G. W. :Bien que le gouvernement chinois continue  sa stratégie de l’ouverture et à devenir même plus ouvert qu’avant, cependant  les dossiers officiels de la Banque centrale de la Chine montrent que l’on reste  prudent pour l’ouverture du système de la finance en arguant que la base de l’économie réelle, l’infrastructure de la finance et les supports techniques  ne sont pas prêts pour ouvrir  davantage  la finance de la Chine, sinon ce sera un  désastre et l’internationalisation du RMB se reculera. Que pensez-vous de cette attitude prudente?

Ph S : Promouvoir l’internationalisation du RMB signifie inévitablement une plus grande ouverture du marché chinois des capitaux  …avec des risques de soubresauts à court terme.   Je comprends l’attitude prudente de la Banque populaire de Chine. La gestion financière et bancaire de la Chine doit être libérée et  améliorée et en même temps le système doit pouvoir se défendre des dommages à l’économie réelle causés par le flux de capitaux spéculatifs.

G. W. :Dans la réforme du système monétaire international, quel est le rôle de l’Union Européenne  et de la France?
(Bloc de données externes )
## Add two-workgroup-per-CU BN-prologue dgrad kernel and widen bnpro eligibility

Adds a new 128-row, 256-thread GEMM kernel for the 1x1 dgrad with fused BN-backward operand prologue. Its LDS footprint is sized so two workgroups fit per CU. The planner selects it by default when C >= 256, and the ResNet BNPRO size limits are raised so larger pointwise convs also take the fused prologue path. The aim is more overlap between the prologue transform and the MFMA work, plus fewer separate BN-backward passes. The trade-offs are smaller tiles, more redundant y and coef loads across N tiles, and a single-buffered pipeline.

```diff
diff --git a/tensorflow_train_distributed_amd/csrc/kernels/conv_dgrad.hip b/tensorflow_train_distributed_amd/csrc/kernels/conv_dgrad.hip
--- a/tensorflow_train_distributed_amd/csrc/kernels/conv_dgrad.hip
+++ b/tensorflow_train_distributed_amd/csrc/kernels/conv_dgrad.hip
@@ -56,22 +56,25 @@
 }
 
 TTDK_EXPORT int ttdk_conv_dgrad_bnpro(const bf16_t* g_in, const bf16_t* wt, const TtdkConv* g, const bf16_t* y,
-                                      const float* coef, bf16_t* dz, const TtdkEpilogue* epi, hipStream_t st) {
-  if (!plan::conv_dgrad_bnpro_takes(*g)) return hipErrorNotSupported;
+                                      const float* coef, bf16_t* dz, int form, const TtdkEpilogue* epi,
+                                      hipStream_t st) {
+  const plan::DgradBnpro pl = plan::dgrad_bnpro_plan(*g, form);
+  if (!pl.form) return hipErrorNotSupported;
   EpiParams pe = to_epi(epi);
   if (pe.by && (pe.stat == nullptr || pe.mode != 0 || g->C % 8 || pe.ldo % 8 || pe.residual || pe.act))
     return hipErrorInvalidValue;
   if ((pe.by2 || pe.stat2) && !(pe.by && pe.by2 && pe.stat2)) return hipErrorInvalidValue;
   const int N = g->C, K = g->K;
   const int M = g->N * g->P * g->Q;
-  const int bbn = big_bn(M, N, K);
   if (pe.mode != 0 || pe.remap) return hipErrorNotSupported;
   pe.py = y;
   pe.pcoef = coef;
   pe.pdz = dz;
   pe.pld = K;
   const big::DenseP pa{g_in, K, M}, pb{wt, K, N};
-  if (bbn == 256)
+  if (pl.form == 2)
+    return pl.bn == 256 ? big::launch_kbn2wg<256>(pa, pb, pe, M, N, K, st) : big::launch_kbn2wg<128>(pa, pb, pe, M, N, K, st);
+  if (pl.bn == 256)
     return big::launch<256, big::OpDenseKBN<128, 2>, big::OpDenseK<128, 2>, 0, 0>(pa, pb, pe, M, N, K, 1, st);
   return big::launch<128, big::OpDenseKBN<128, 2>, big::OpDenseK<64, 2>, 0, 0>(pa, pb, pe, M, N, K, 1, st);
 }
diff --git a/tensorflow_train_distributed_amd/csrc/kernels/gemm_conv.h b/tensorflow_train_distributed_amd/csrc/kernels/gemm_conv.h
--- a/tensorflow_train_distributed_amd/csrc/kernels/gemm_conv.h
+++ b/tensorflow_train_distributed_amd/csrc/kernels/gemm_conv.h
@@ -1875,6 +1875,230 @@
   }
 }
 
+constexpr int BM2 = 128, THR2 = 256;
+
+template <int BN>
+struct Geo2 {
+  static constexpr int BNH = BN / 2;
+  static constexpr int AH = BM2 * 128;
+  static constexpr int BH = BNH * 128;
+  static constexpr int STAGE = AH + 2 * BH;
+  static constexpr int COEF = STAGE;
+  static constexpr int PITCH = BN * 2 + 16;
+  static constexpr int EPI = BM2 * PITCH + 4 * 3 * BN * 4;
+  static constexpr int SMEM = (STAGE + 1024 > EPI) ? STAGE + 1024 : EPI;
+};
+
+template <int ROWS>
+struct Rows2 {
+  static constexpr int G = ROWS * 8 / THR2;
+  long long base;
+  int off[G];
+  __device__ __forceinline__ void init(const DenseP& P, int row0, int tid) {
+    const int chunk = (tid & 7) ^ ((tid >> 4) & 7);
+    const int rb = min(row0, P.rows - 1);
+    base = static_cast<long long>(rb) * P.ld * 2 + chunk * 16;
+#pragma unroll
+    for (int i = 0; i < G; ++i)
+      off[i] = (min(row0 + ((i * THR2 + tid) >> 3), P.rows - 1) - rb) * static_cast<int>(P.ld) * 2;
+  }
+  __device__ __forceinline__ void issue(const void* p, char* lds, int kt, int wave) const {
+    const char* s = static_cast<const char*>(p) + base + static_cast<long long>(kt) * 128;
+#pragma unroll
+    for (int i = 0; i < G; ++i) glds(s + off[i], lds + (i * THR2 + wave * 64) * 16);
+  }
+};
+
+template <int BN>
+__global__ __launch_bounds__(THR2, 2) void kbn2wg_kernel(DenseP pa, DenseP pb, EpiParams E, int M, int N, int K,
+                                                         int tiles_m, int tiles_n) {
+  using Gm = Geo2<BN>;
+  using OA = Rows2<BM2>;
+  using OB = Rows2<BN>;
+  constexpr int T = THR2, NW = T / 64, WN = 2;
+  constexpr int BNH = Gm::BNH, WC = BNH / WN, NB = WC / 16, GA = OA::G;
+  static_assert(2 * Gm::SMEM <= 160 * 1024, "two workgroups per CU");
+  __shared__ __attribute__((aligned(16))) char smem[Gm::SMEM];
+  const int t = xcd_remap(blockIdx.x, tiles_m * tiles_n);
+  const int tile_n = t % tiles_n, tile_m = t / tiles_n;
+  const int m0 = tile_m * BM2, n0 = tile_n * BN;
+  const int tid = threadIdx.x, lane = tid & 63, wave = tid >> 6;
+  const int wm = wave / WN, wn = wave % WN;
+
+  OA la;
+  OB lb;
+  la.init(pa, m0, tid);
+  lb.init(pb, n0, tid);
+
+  f32x4_t acc[2][4][NB];
+#pragma unroll
+  for (int hb = 0; hb < 2; ++hb)
+#pragma unroll
+    for (int a = 0; a < 4; ++a)
+#pragma unroll
+      for (int b = 0; b < NB; ++b) acc[hb][a][b] = f32x4_t{0.f, 0.f, 0.f, 0.f};
+
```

Ces dernières années, des pays européens y compris la France, ont inclus le RMB dans leurs réserves de change. Est-ce que l’on peut dire que la Chine et l’Europe forment une alliance pour réformer le système monétaire international? Pourquoi l’Europe a besoin de cette réforme, et que les Européens peuvent faire de plus pour cette entrepris

Ph S : Déjà en  2010, j’ai   écrit un  article dans le journal français Le Monde, appelant l’Union Européenne à coopérer avec la Chine pour réformer le système monétaire international. L’Europe doit comprendre que l’on ne peut pas s’attendre  que le bénéficiaire  principal du système monétaire international actuel, à savoir les Etats-Unis, accepte de renoncer aux privilèges de toutes sortes qu’il tire du Dollar Standard. L’Europe, au lieu de s’aligner comme elle le fait sur ce Standard après avoir renoncé à toutes velléités réformatrices, doit travailler avec la Chine pour promouvoir cette réforme qui profiterait  à la fois à l’Europe et à la Chine, mais aussi au monde entier. Je veux être optimiste quant à la coopération sino-européenne dans ce domaine.
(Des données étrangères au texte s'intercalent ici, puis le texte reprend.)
__global__ __launch_bounds__(256) void k_plab2bgr(uint8_t *__restrict__ out, const uint32_t *__restrict__ in, int iw, int ih, int ws) {
  const int x = blockIdx.x * 64 + threadIdx.x, y = blockIdx.y * 4 + rd_ty();
  if (x >= iw || y >= ih) return;
  const float xn = 0.950456f, zn = 1.088754f;
  float L, a, b;
  unpack_lab(in[y * iw + x], L, a, b);
  L *= 256; a *= 256; b *= 256;
  float cy;
  if (L > 0.20689270648f) { cy = (L + 16) * (1.0f / 116.0f); cy = cy * cy * cy; }
  else cy = L * (1.0f / 903.3f);
  const float fy = (float)(rd_lut_cfunc[clampi((int)floorf(cy * 1024), 0, 1023)] + 9039) * (1.0f / 65536.0f);
  const float fz = fy - (b - 128) * (1.0f / 200.0f);
  const float fx = fy + (a - 128) * (1.0f / 500.0f);
  const float cx = icfunc(fx) * xn, cz = icfunc(fz) * zn;
  const float r = cx * 3.240479f + cy * -1.537150f + cz * -0.498535f;
  const float g = cx * -0.969256f + cy * 1.875991f + cz * 0.041556f;
  const float bb = cx * 0.055648f + cy * -0.204043f + cz * 1.057311f;
  uint8_t *o = out + (size_t)y * ws + x * 3;
  o[2] = rd_lut_l2s[clampi((int)floorf(r * 1024), 0, 1023)];
  o[1] = rd_lut_l2s[clampi((int)floorf(g * 1024), 0, 1023)];
  o[0] = rd_lut_l2s[clampi((int)floorf(bb * 1024), 0, 1023)];
}

__global__ __launch_bounds__(256) void k_edge_f(float *__restrict__ out, const float *__restrict__ in, int iw, int ih) {
  const int x = blockIdx.x * 64 + threadIdx.x, y = blockIdx.y * 4 + rd_ty();
  if (x >= iw || y >= ih) return;
  const float n = in[mirror2(x, y - 1, iw, ih)], s = in[mirror2(x, y + 1, iw, ih)], w = in[mirror2(x - 1, y, iw, ih)], e = in[mirror2(x + 1, y, iw, ih)];
  float sum = 0, t;
  t = n + w - s - e;
  sum += (in[mirror2(x - 1, y - 1, iw, ih)] - in[mirror2(x + 1, y + 1, iw, ih)]) * t;
  t = n - w + e - s;
  sum += (in[mirror2(x + 1, y - 1, iw, ih)] - in[mirror2(x - 1, y + 1, iw, ih)]) * t;
  out[y * iw + x] = sqrtf(fmaxf(0.0f, sum));
}

__global__ __launch_bounds__(256) void k_edgevec_plab(float2 *__restrict__ dst, const uint32_t *__restrict__ in, int iw, int ih) {
  const int x = blockIdx.x * 64 + threadIdx.x, y = blockIdx.y * 4 + rd_ty();
  if (x >= iw || y >= ih) return;
  float vx3[3] = { 0, 0, 0 }, vy3[3] = { 0, 0, 0 };
#pragma unroll
  for (int yy = -2; yy <= 2; yy++) {
#pragma unroll
    for (int xx = -2; xx <= 2; xx++) {
      float s[3];
      unpack_lab(in[mirror2(x + xx, y + yy, iw, ih)], s[0], s[1], s[2]);
#pragma unroll
      for (int c = 0; c < 3; c++) {
        vx3[c] += v5c((xx + 2) + (yy + 2) * 5) * s[c];
        vy3[c] += v5c((yy + 2) + (xx + 2) * 5) * s[c];
      }
    }
  }
  float l3[3];
#pragma unroll
  for (int c = 0; c < 3; c++) l3[c] = vx3[c] * vx3[c] + vy3[c] * vy3[c];
  float ivlen, vx, vy;
  if (l3[0] >= l3[1] && l3[0] >= l3[2]) { ivlen = l3[0]; vx = vx3[0]; vy = vy3[0]; }
  else if (l3[1] >= l3[2]) { ivlen = l3[1]; vx = vx3[1]; vy = vy3[1]; }
  else { ivlen = l3[2]; vx = vx3[2]; vy = vy3[2]; }
  if ((double)l3[0] >= 1e-6 && (vx3[0] * vx + vy3[0] * vy < 0)) { vx = -vx; vy = -vy; }
  if ((double)ivlen > 1e-10) { ivlen = 1.0f / sqrtf(ivlen); vx *= ivlen; vy *= ivlen; }
  else vx = vy = 0.70710678118f;
  dst[y * iw + x] = make_float2(vx, vy);
}

__global__ __launch_bounds__(256) void k_thincubic(float *__restrict__ out, const float *__restrict__ in, const float2 *__restrict__ vxy, int iw, int ih) {
  const int x = blockIdx.x * 64 + threadIdx.x, y = blockIdx.y * 4 + rd_ty();
  if (x >= iw || y >= ih) return;
  const int p0 = y * iw + x;
  const float2 v = vxy[p0];
  const float am2 = bicubic(in, x - 2 * v.x, y - 2 * v.y, iw, ih);
  const float am1 = bicubic(in, x - 1 * v.x, y - 1 * v.y, iw, ih);
  const float a0 = in[p0];
  const float ap1 = bicubic(in, x + 1 * v.x, y + 1 * v.y, iw, ih);
  const float ap2 = bicubic(in, x + 2 * v.x, y + 2 * v.y, iw, ih);
  const float C = 0.99f;
  out[p0] = (am2 * C <= a0 && am1 * C <= a0 && a0 >= ap1 * C && a0 >= ap2 * C) ? (am2 + am1 + a0 + ap1 + ap2) : 0.0f;
}

}

namespace rdk {

void bgr2plab(hipStream_t s, uint32_t *out, const uint8_t *bgr, int iw, int ih, int ws) {
  hipLaunchKernelGGL(k_bgr2plab, dim3(cdiv(iw, 64), cdiv(ih, 16)), block2, 0, s, out, bgr, iw, ih, ws);
}
void bgr2plab_transposed(hipStream_t s, uint32_t *out, float *const dst[3], const uint8_t *const *bgr, int iw, int ih, int ws, int nz, size_t zs) {
  P3 d = { { dst[0], dst[1], dst[2] } };
  SrcZ z;
  for (int i = 0; i < RD_ZB_MAX; i++) z.p[i] = bgr[i < nz ? i : 0];
  hipLaunchKernelGGL(k_bgr2plab_t, dim3(cdiv(iw, 64), cdiv(ih, 64), nz), block2, 0, s, out, d, z, iw, ih, ws, zs);
}
void bgr2plab_transposed(hipStream_t s, uint32_t *out, float *const dst[3], const uint8_t *bgr, int iw, int ih, int ws) {
  bgr2plab_transposed(s, out, dst, &bgr, iw, ih, ws, 1, 0);
}
static PixZ pixz_of(const uint8_t *const (*planes)[3], const int pitch[3], int nz) {
  PixZ z;
  z.wide = 1;
  for (int k = 0; k < 3; k++) {
    z.pitch[k] = pitch[k];
    if (pitch[k] & 3) z.wide = 0;
    for (int i = 0; i < RD_ZB_MAX; i++) { z.p[k][i] = planes[i < nz ? i : 0][k]; if ((uintptr_t)z.p[k][i] & 3) z.wide = 0; }
  }
  return z;
}
void pix2plab_transposed(hipStream_t s, int fmt, uint32_t *out, float *const dst[3], const uint8_t *const (*planes)[3], const int pitch[3], int iw, int ih, int nz, size_t zs) {
  const P3 d = { { dst[0], dst[1], dst[2] } };
  const PixZ z = pixz_of(planes, pitch, nz);
  const dim3 grid(cdiv(iw, 64), cdiv(ih, 64), nz);
  const bool known = fmt != RD_PIX_BGR && dispatch(fmt, [&](auto f) {
    if constexpr (f.value != RD_PIX_BGR) hipLaunchKernelGGL(k_pix2plab_t<f.value>, grid, block2, 0, s, out, d, z, iw, ih, zs);
  });
  if (!known) abort();
}
void pix2plab_half_transposed(hipStream_t s, int fmt, uint32_t *out, float *const dst[3], const uint8_t *const (*planes)[3], const int pitch[3], int iw, int ih, int nz, size_t zs) {
  const P3 d = { { dst[0], dst[1], dst[2] } };
  const PixZ z = pixz_of(planes, pitch, nz);
  const dim3 grid(cdiv(iw, 64), cdiv(ih, 64), nz);
  if (!dispatch(fmt, [&](auto f) { hipLaunchKernelGGL(k_pix2plab_half_t<f.value>, grid, block2, 0, s, out, d, z, iw, ih, zs); })) abort();
}
void unpack_plab(hipStream_t s, float *L, float *a, float *b, const uint32_t *in, int n) {
  hipLaunchKernelGGL(k_unpack_plab, dim3(ew_grid(n)), dim3(256), 0, s, L, a, b, in, n);
}
void pack_plab(hipStream_t s, uint32_t *out, const float *L, const float *a, const float *b, int n) {
  hipLaunchKernelGGL(k_pack_plab, dim3(ew_grid(n)), dim3(256), 0, s, out, L, a, b, n);
}

static P3 mk3(float *const p[3], int np) { P3 r = { { nullptr, nullptr, nullptr } }; for (int k = 0; k < np; k++) r.p[k] = p[k]; return r; }
static P3c mk3c(const float *const p[3], int np) { P3c r = { { nullptr, nullptr, nullptr } }; for (int k = 0; k < np; k++) r.p[k] = p[k]; return r; }

void transpose_f(hipStream_t s, float *const dst[3], const float *const src[3], int np, int W, int H) {
  P3c z = { { nullptr, nullptr, nullptr } };
  hipLaunchKernelGGL(k_transpose<0>, dim3(cdiv(W, 64), cdiv(H, 64)), block2, 0, s, mk3(dst, np), mk3c(src, np), z, z, (const uint32_t *)nullptr, np, W, H, (const int *)nullptr);
}
static int if_pick_rows(int np, int W, int H, int transpose_out, int nz) {
  (void)np; (void)W; (void)H;
  (void)transpose_out;
#ifndef IF_GROUP_ROWS
#define IF_GROUP_ROWS 128
#endif
  if (nz > 1) return IF_GROUP_ROWS;
  return 64;
}

size_t iir_pass_scratch_floats(int np, int W, int H) { return (size_t)np * if_nchunks(H, IF_ROWS_MIN) * 4 * 7 * W; }

void iir_blur_pass(hipStream_t s, float *const dst[3], const float *const src[3], float *const fwd[3], float *const bwd[3], int np, int W, int H,
                   int transpose_out, float *tails, int *bad, int src16, int nz, size_t zs) {
  const int rows = if_pick_rows(np, W, H, transpose_out, nz);
  const int nchunks = if_nchunks(H, rows);
  const int nf = (H - (nchunks - 1) * rows == rows) ? nchunks : nchunks - 1;
  const dim3 grid(cdiv(W, 64), np * nz, nchunks);
  const dim3 fgrid(grid.x, grid.y, nf), egrid(grid.x, grid.y, nchunks - nf);
#define IF_LAUNCH(T, R, S16) { if (nf > 0) hipLaunchKernelGGL((k_iir_fused<T, R, S16>), fgrid, dim3(128), 0, s, mk3(dst, np), mk3c(src, np), tails, W, H, nchunks, bad, np, zs); \
    if (nf < nchunks) hipLaunchKernelGGL((k_iir_fused_edge<T, R, S16>), egrid, dim3(128), 0, s, mk3(dst, np), mk3c(src, np), tails, W, H, nchunks, nf, bad, np, zs); }
#define IF_LAUNCH_R(R) { if (transpose_out && src16) IF_LAUNCH(1, R, 1) else if (transpose_out) IF_LAUNCH(1, R, 0) else IF_LAUNCH(0, R, 0) }
  switch (rows) {
    case 64: IF_LAUNCH_R(64); break;
#if IF_GROUP_ROWS != 64 && IF_GROUP_ROWS != 128
    case IF_GROUP_ROWS: IF_LAUNCH_R(IF_GROUP_ROWS); break;
#endif
    default: IF_LAUNCH_R(128); break;
  }
#undef IF_LAUNCH_R
#undef IF_LAUNCH
  if (nchunks > 1) {
    const dim3 cgrid(grid.x, grid.y, cdiv(nchunks, IC_CH)), cblock(64, IC_CH);
    const int force = getenv("RD_IIR_FORCE_FIX") ? 1 : 0;
#define IC_LAUNCH(T, S16, E) hipLaunchKernelGGL((k_iir_check_fix<T, S16, E>), cgrid, cblock, 0, s, mk3(dst, np), mk3c(src, np), mk3(fwd, np), (const float *)tails, bad, W, H, nchunks, rows, force, np, zs)
    if (nz > 1) { if (transpose_out && src16) IC_LAUNCH(1, 1, 0); else if (transpose_out) IC_LAUNCH(1, 0, 0); else IC_LAUNCH(0, 0, 0); }
    else { if (transpose_out && src16) IC_LAUNCH(1, 1, 1); else if (transpose_out) IC_LAUNCH(1, 0, 1); else IC_LAUNCH(0, 0, 1); }
#undef IC_LAUNCH
  }
  (void)bwd;
}

void iir_blur_lines(hipStream_t s, float *dst, const float *src, float *fw, float *bw, int W, int H, int r) {
  hipLaunchKernelGGL(k_iir_line, dim3(cdiv(W, 64)), dim3(64, 2), 0, s, dst, src, fw, bw, W, H, r);
}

. G. W. :Quel est l’avenir de l’euro après la nomination de Christine Lagarde à la direction de la BCE? Selon votre connaissance d’elle, quelle est son attitude sur la réforme du système monétaire international et  l’internationalisation du RMB?

Ph S:Ancienne ministre française des Finances,  , Mme Lagarde apportera probablement de grands changements à la BCE. Contrairement à ce que l’on dit couramment, l’euro a été une ruse de la France pour sortir  du « contrôle » du mark allemand que les dirigeants des finances  ne supportaient pas. Du fait même de sa nationalité, Mme Lagarde pourrait éventer cette ruse. Souhaitons qu’elle œuvre à la réforme du Système monétaire international (SMI) en tant qu’ancienne patronne du Fonds monétaire international. 

 G. W. :Après l’apparition du Bitcoin,  Facebook essaie de faire une autre monnaie numérique Libra. Comme l’a dit M. Zhou Xiaochuan il y a 2 jours, c’est encore trop tôt de dire que le Libra est un succès, et on aurait à l’avenir probablement des monnaies numériques plus internationales. Cela provoquerait un grand défi pour l’administration des réserves de change et de l’internationalisation du RMB. Que pensez-vous  du Libra, et des autres nouvelles monnaies numériques internationales, et des commentaires de Zhou Xiaochuan à propos du Libra

Ph S : L’émergence de ces  monnaies non étatiques est  le symptôme de la méfiance qu’inspire le système monétaire actuel et répond à  la demande énorme d’une monnaie authentique véritablement internationale, échappant aux incertitudes politiques. En bref,  l’existence de ces monnaies privées justifie l’urgence d’une réforme du SMI.     Il est donc d’autant plus nécessaire de renforcer la recherche en Europe et en Chine dans ce domaine et de promouvoir une authentique coopération monétaire sino-européenne.